THE PROBLEM - Lines from the beginning of the entries up to and including the one with "r.flags = gr.flags[l];" must be duplicated word for word; leave out all others.

RECORDS FOR THIS TASK -
diff --git a/batch-scheduler_amd/csrc/bs_ctx.hpp b/batch-scheduler_amd/csrc/bs_ctx.hpp
--- a/batch-scheduler_amd/csrc/bs_ctx.hpp
+++ b/batch-scheduler_amd/csrc/bs_ctx.hpp
@@ -151,6 +151,7 @@
 
   DevBuf d_first_elig, d_first_owner, d_first_reject, d_first_pod, d_cap_epoch;
   DevBuf d_epoch, d_nepochs, d_leader_epoch, d_panic_epoch;
+  DevBuf d_leader_rec;
   DevBuf d_tcode, d_stage, d_leader_raw, d_first_row, d_first_row64, d_scan_rec, d_feas_rec, d_chunk_rec, d_qreq_s, d_qflags_s, d_qpos;
   DevBuf d_needed, d_qcount, d_ticket, d_desc;
   bool scratch_armed = false;
diff --git a/batch-scheduler_amd/csrc/bs_fast.hpp b/batch-scheduler_amd/csrc/bs_fast.hpp
--- a/batch-scheduler_amd/csrc/bs_fast.hpp
+++ b/batch-scheduler_amd/csrc/bs_fast.hpp
@@ -87,6 +87,21 @@
   }
   b.leader_epoch[0] = l;
   b.panic_epoch[0] = pn ? 1 : 0;
+  if (b.leader_rec) {
+    LeaderRec r{};
+    r.leader = l;
+    r.panic = pn ? 1u : 0u;
+    if (l >= 0) {
+#pragma unroll
+      for (uint32_t j = 0; j < kLeaderRecLanes; ++j) r.minres[j] = j < b.leader_rec_lanes ? gr.minres[(size_t)j * gr.g + (uint32_t)l] : 0;
+      r.mrpres = gr.mrpres[l];
+      r.flags = gr.flags[l];
+      r.min_member = gr.min_member[l];
+      r.status_scheduled = gr.status_scheduled[l];
+      r.matched = gr.matched[l];
+    }
+    *b.leader_rec = r;
+  }
   __hip_atomic_store(&info[0], l, __ATOMIC_RELAXED, __HIP_MEMORY_SCOPE_SYSTEM);
   __hip_atomic_store(&info[1], pn, __ATOMIC_RELAXED, __HIP_MEMORY_SCOPE_SYSTEM);
   __hip_atomic_store(&info[2], steady, __ATOMIC_RELAXED, __HIP_MEMORY_SCOPE_SYSTEM);
@@ -278,6 +293,41 @@
   o.status_scheduled = (int64_t)gr.status_scheduled[l];
   o.matched = (int64_t)gr.matched[l];
 }
+__device__ __forceinline__ uint32_t leader_rec_fetch(const BatchDev& b) { return reinterpret_cast<const uint32_t*>(b.leader_rec)[lane_id() & 31]; }
+__device__ __forceinline__ uint32_t lane_word(uint32_t w, int lane) { return (uint32_t)__builtin_amdgcn_readlane((int)w, lane); }
+template <int TS>
+__device__ __forceinline__ void leader_pre_from_words(uint32_t w, Shape<TS> sh, LeaderPre& o) {
+#pragma unroll
+  for (uint32_t j = 0; j < BS_MAX_LANES; ++j) {
+    o.mr.v[j] = 0;
+    if (j < kLeaderRecLanes && j < sh.L())
+      o.mr.v[j] = (int64_t)(((unsigned long long)lane_word(w, kLrMinres + 2 * (int)j + 1) << 32) | lane_word(w, kLrMinres + 2 * (int)j));
+  }
+  o.mr.present = lane_word(w, kLrMrpres);
+  o.have_mr = (lane_word(w, kLrFlags) & BS_GROUP_HAS_MINRES) != 0;
+  o.min_member = (int64_t)lane_word(w, kLrMinMember);
+  o.status_scheduled = (int64_t)lane_word(w, kLrScheduled);
+  o.matched = (int64_t)lane_word(w, kLrMatched);
+}
+template <int TS>
+__device__ __forceinline__ bool leader_pre_from_rec(uint32_t w, int32_t leader0, Shape<TS> sh, LeaderPre& o) {
+  if (sh.L() > kLeaderRecLanes || (int32_t)lane_word(w, kLrLeader) != leader0) return false;
+  leader_pre_from_words(w, sh, o);
+  return true;
+}
+__device__ __forceinline__ uint32_t leader_live_fetch(const GroupsDev& gr, int32_t leader, uint32_t L, uint32_t& flags) {
+  const uint32_t l = leader >= 0 ? (uint32_t)leader : 0u;
+  const int i = lane_id() & 31;
+  const uint32_t j = min((uint32_t)(i >= kLrMinres ? (i - kLrMinres) >> 1 : 0), min(L, kLeaderRecLanes) - 1u);
+  const uint32_t* p = reinterpret_cast<const uint32_t*>(gr.minres + (size_t)j * gr.g + l) + (i >= kLrMinres ? (i - kLrMinres) & 1 : 0);
+  if (i == kLrMrpres) p = gr.mrpres + l;
+  if (i == kLrMinMember) p = gr.min_member + l;
+  if (i == kLrScheduled) p = gr.status_scheduled + l;
+  if (i == kLrMatched) p = gr.matched + l;
+  flags = gr.flags[l];
+  return *p;
+}
+__device__ __forceinline__ uint32_t leader_live_words(uint32_t w, uint32_t flags) { return lane_id() == kLrFlags ? flags : w; }
 template <int TS>
 __device__ __forceinline__ void pre_allocated_from(const LeaderPre& lp, Shape<TS> sh, uint32_t gate, Res& out) {
   res_zero(out, sh);
@@ -613,6 +663,7 @@
   int32_t leader0 = -1;
   uint8_t panic0 = 0;
   LeaderPre lp0{};
+  uint32_t lrec = 0;
   if constexpr (REGS) {
     const uint32_t cc = s_lo + threadIdx.x < s_hi ? s_lo + threadIdx.x : 0u;
 #pragma unroll
@@ -621,7 +672,7 @@
     raw.present = cpres[cc];
     leader0 = b.leader_epoch[0];
     panic0 = b.panic_epoch[0];
-    if (gr.g) leader_pre_load(gr, leader0, sh, lp0);
+    lrec = leader_rec_fetch(b);
   }
   const bool fit = valid && ((fw >> (n & 31u)) & 1u) && !(fl & BS_NODE_TAINT_ERR);
   const uint32_t pres = fit ? (ap & rp) : 0u;
@@ -682,6 +733,7 @@
     if (threadIdx.x == 0 && share == 0) (void)__hip_atomic_fetch_add(&b.ticket[kTkTab], 1u, __ATOMIC_RELAXED, __HIP_MEMORY_SCOPE_AGENT);
   }
   if constexpr (REGS) {
+    if (!leader_pre_from_rec(lrec, leader0, sh, lp0) && gr.g) leader_pre_load(gr, leader0, sh, lp0);
     const uint32_t t = s_lo + threadIdx.x;
     if (t < s_hi) {
       uint32_t qf = 0x80000000u;
@@ -876,27 +928,44 @@
   if (!U || !W) return;
   uint32_t tiles, bpw, nchunk;
   step_filter_split(K, W, target_waves, tiles, bpw, nchunk);
-  const uint32_t groups = (nchunk + 3u) / 4u;
+  const uint32_t groups = (nchunk + 3u) / 4u, items = tiles * groups;
+  auto item_fetch = [&](uint32_t bi, Res& raw, FilterPre<2>& pre) {
+    const uint32_t tile = bi % tiles, chunk = min((bi / tiles) * 4u + (uint32_t)wave_id(), nchunk - 1u);
+    const uint32_t src = tile * 64u + (uint32_t)lane_id();
+    const uint32_t c = src < U ? (src >= K ? src - K : src) : 0u;
+#pragma unroll
+    for (uint32_t j = 0; j < BS_MAX_LANES; ++j)
+      if (j < sh.L()) raw.v[j] = ckeys[(size_t)j * kcap + c];
+    raw.present = cpres[c];
+    filter_item_preload<2>(nd, chunk * bpw, min(W, chunk * bpw + bpw), pre);
+  };
+  if (bx >= items) return;
   const int32_t leader0 = b.leader_epoch[0];
+  const uint32_t lrec = leader_rec_fetch(b);
+  const bool carried = prm.sop_leader0 >= 0 && gr.g;
+  uint32_t lfl = 0;
+  const uint32_t llive = carried ? leader_live_fetch(gr, prm.sop_leader0, sh.L(), lfl) : 0u;
+  Res raw0;
+  FilterPre<2> pre0;
+  item_fetch(bx, raw0, pre0);
   LeaderPre lp0{}, lp1{};
-  const bool two = prm.sop_leader0 >= 0 && prm.sop_leader0 != leader0;
-  if (gr.g) {
-    leader_pre_load(gr, leader0, sh, lp0);
-    if (two) leader_pre_load(gr, prm.sop_leader0, sh, lp1); else lp1 = lp0;
+  const bool two = carried && prm.sop_leader0 != leader0;
+  if (!leader_pre_from_rec(lrec, leader0, sh, lp0) && gr.g) leader_pre_load(gr, leader0, sh, lp0);
+  if (two) {
+    if (sh.L() <= kLeaderRecLanes) leader_pre_from_words(leader_live_words(llive, lfl), sh, lp1);
+    else leader_pre_load(gr, prm.sop_leader0, sh, lp1);
+  } else {
+    lp1 = lp0;
   }
   bool waited = false;
-  for (uint32_t bi = bx; bi < tiles * groups; bi += nblocks) {
+  auto item = [&](uint32_t bi, const Res& raw, const FilterPre<2>& pre) {
     const uint32_t tile = bi % tiles, group = bi / tiles, chunk = group * 4u + (uint32_t)wave_id();
     const uint32_t src = tile * 64u + (uint32_t)lane_id();
     const bool second = src >= K;
-    const uint32_t c = src < U ? (second ? src - K : src) : 0u;
     uint32_t cnt = 0;
+    uint32_t tk_look = tk_slots0;
+    if (!direct && !waited && wave_id() == 0) tk_look = ld_agent(&b.ticket[kTkSlots]);
     if (chunk < nchunk) {
-      Res raw;
-#pragma unroll
-      for (uint32_t j = 0; j < BS_MAX_LANES; ++j)
-        if (j < sh.L()) raw.v[j] = ckeys[(size_t)j * kcap + c];
-      raw.present = cpres[c];
       Res cur;
       res_zero(cur, sh);
       res_add(cur, raw, sh, gate);
@@ -906,7 +975,7 @@
       int64_t R[4], M[4];
       const uint32_t ff = filter_slot_values(cur, lp, sh, gate, R, M);
       filter_item<2, 4, true, true>(nd, b, U, ustride, tile, chunk * bpw, min(W, chunk * bpw + bpw), 0u,
-                                    on ? (ff | ((uint32_t)BS_FL_EVALUATED << 8)) : ((uint32_t)BS_FL_NOT_RUN << 8), R, M, &cnt);
+                                    on ? (ff | ((uint32_t)BS_FL_EVALUATED << 8)) : ((uint32_t)BS_FL_NOT_RUN << 8), R, M, &cnt, &pre);
     }
     s_cnt[wave_id()][lane_id()] = cnt;
     BS_STAMP_AT(4, 1, bx);
@@ -918,11 +987,20 @@
       if (direct) {
         st_pub<true>(&b.feas_rec[(size_t)group * (2u * kStepSlotsMax) + src], ((unsigned long long)prm.seq_inv << 32) | sum);
       } else {
-        if (!waited) { (void)step_wait(&b.ticket[kTkSlots], tk_slots0, slot_producers, b.h_err); waited = true; }
+        if (!waited) {
+          if ((uint32_t)(tk_look - tk_slots0) < slot_producers) (void)step_wait(&b.ticket[kTkSlots], tk_slots0, slot_producers, b.h_err);
+          waited = true;
+        }
         if (sum) atomicAdd(&b.fu_feas[src], sum);
       }
     }
     __syncthreads();
+  };
+  Res raw = raw0;
+  FilterPre<2> pre = pre0;
+  for (uint32_t bi = bx; bi < items; bi += nblocks) {
+    item(bi, raw, pre);
+    if (bi + nblocks < items) item_fetch(bi + nblocks, raw, pre);
   }
   BS_STAMP_AT(4, 7, bx);
 }
@@ -944,11 +1022,18 @@
   raw.present = cpres[cc];
   const int32_t leader0 = b.leader_epoch[0];
   const uint8_t panic0 = b.panic_epoch[0];
+  const uint32_t lrec = leader_rec_fetch(b);
+  const bool carried = prm.run_filter && prm.sop_leader0 >= 0 && gr.g;
+  uint32_t lfl = 0;
+  const uint32_t llive = carried ? leader_live_fetch(gr, prm.sop_leader0, sh.L(), lfl) : 0u;
   LeaderPre lp0{}, lp1{};
-  const bool two = prm.run_filter && prm.sop_leader0 >= 0 && prm.sop_leader0 != leader0;
-  if (gr.g) {
-    leader_pre_load(gr, leader0, sh, lp0);
-    if (two) leader_pre_load(gr, prm.sop_leader0, sh, lp1); else lp1 = lp0;
+  const bool two = carried && prm.sop_leader0 != leader0;
+  if (!leader_pre_from_rec(lrec, leader0, sh, lp0) && gr.g) leader_pre_load(gr, leader0, sh, lp0);
+  if (two) {
+    if (sh.L() <= kLeaderRecLanes) leader_pre_from_words(leader_live_words(llive, lfl), sh, lp1);
+    else leader_pre_load(gr, prm.sop_leader0, sh, lp1);
+  } else {
+    lp1 = lp0;
   }
   if (c < K) {
     Res cur;
diff --git a/batch-scheduler_amd/csrc/bs_kernels.hpp b/batch-scheduler_amd/csrc/bs_kernels.hpp
--- a/batch-scheduler_amd/csrc/bs_kernels.hpp
+++ b/batch-scheduler_amd/csrc/bs_kernels.hpp
@@ -1,6 +1,7 @@
 #pragma once
 
 #include "bs_common.hpp"
+#include "bs_leader_rec.hpp"
 #include "bs_nodew_layout.hpp"
 
 namespace bs {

EXERCISE OUTPUT -
diff --git a/batch-scheduler_amd/csrc/bs_ctx.hpp b/batch-scheduler_amd/csrc/bs_ctx.hpp
--- a/batch-scheduler_amd/csrc/bs_ctx.hpp
+++ b/batch-scheduler_amd/csrc/bs_ctx.hpp
@@ -151,6 +151,7 @@
 
   DevBuf d_first_elig, d_first_owner, d_first_reject, d_first_pod, d_cap_epoch;
   DevBuf d_epoch, d_nepochs, d_leader_epoch, d_panic_epoch;
+  DevBuf d_leader_rec;
   DevBuf d_tcode, d_stage, d_leader_raw, d_first_row, d_first_row64, d_scan_rec, d_feas_rec, d_chunk_rec, d_qreq_s, d_qflags_s, d_qpos;
   DevBuf d_needed, d_qcount, d_ticket, d_desc;
   bool scratch_armed = false;
diff --git a/batch-scheduler_amd/csrc/bs_fast.hpp b/batch-scheduler_amd/csrc/bs_fast.hpp
--- a/batch-scheduler_amd/csrc/bs_fast.hpp
+++ b/batch-scheduler_amd/csrc/bs_fast.hpp
@@ -87,6 +87,21 @@
   }
   b.leader_epoch[0] = l;
   b.panic_epoch[0] = pn ? 1 : 0;
+  if (b.leader_rec) {
+    LeaderRec r{};
+    r.leader = l;
+    r.panic = pn ? 1u : 0u;
+    if (l >= 0) {
+#pragma unroll
+      for (uint32_t j = 0; j < kLeaderRecLanes; ++j) r.minres[j] = j < b.leader_rec_lanes ? gr.minres[(size_t)j * gr.g + (uint32_t)l] : 0;
+      r.mrpres = gr.mrpres[l];
+      r.flags = gr.flags[l];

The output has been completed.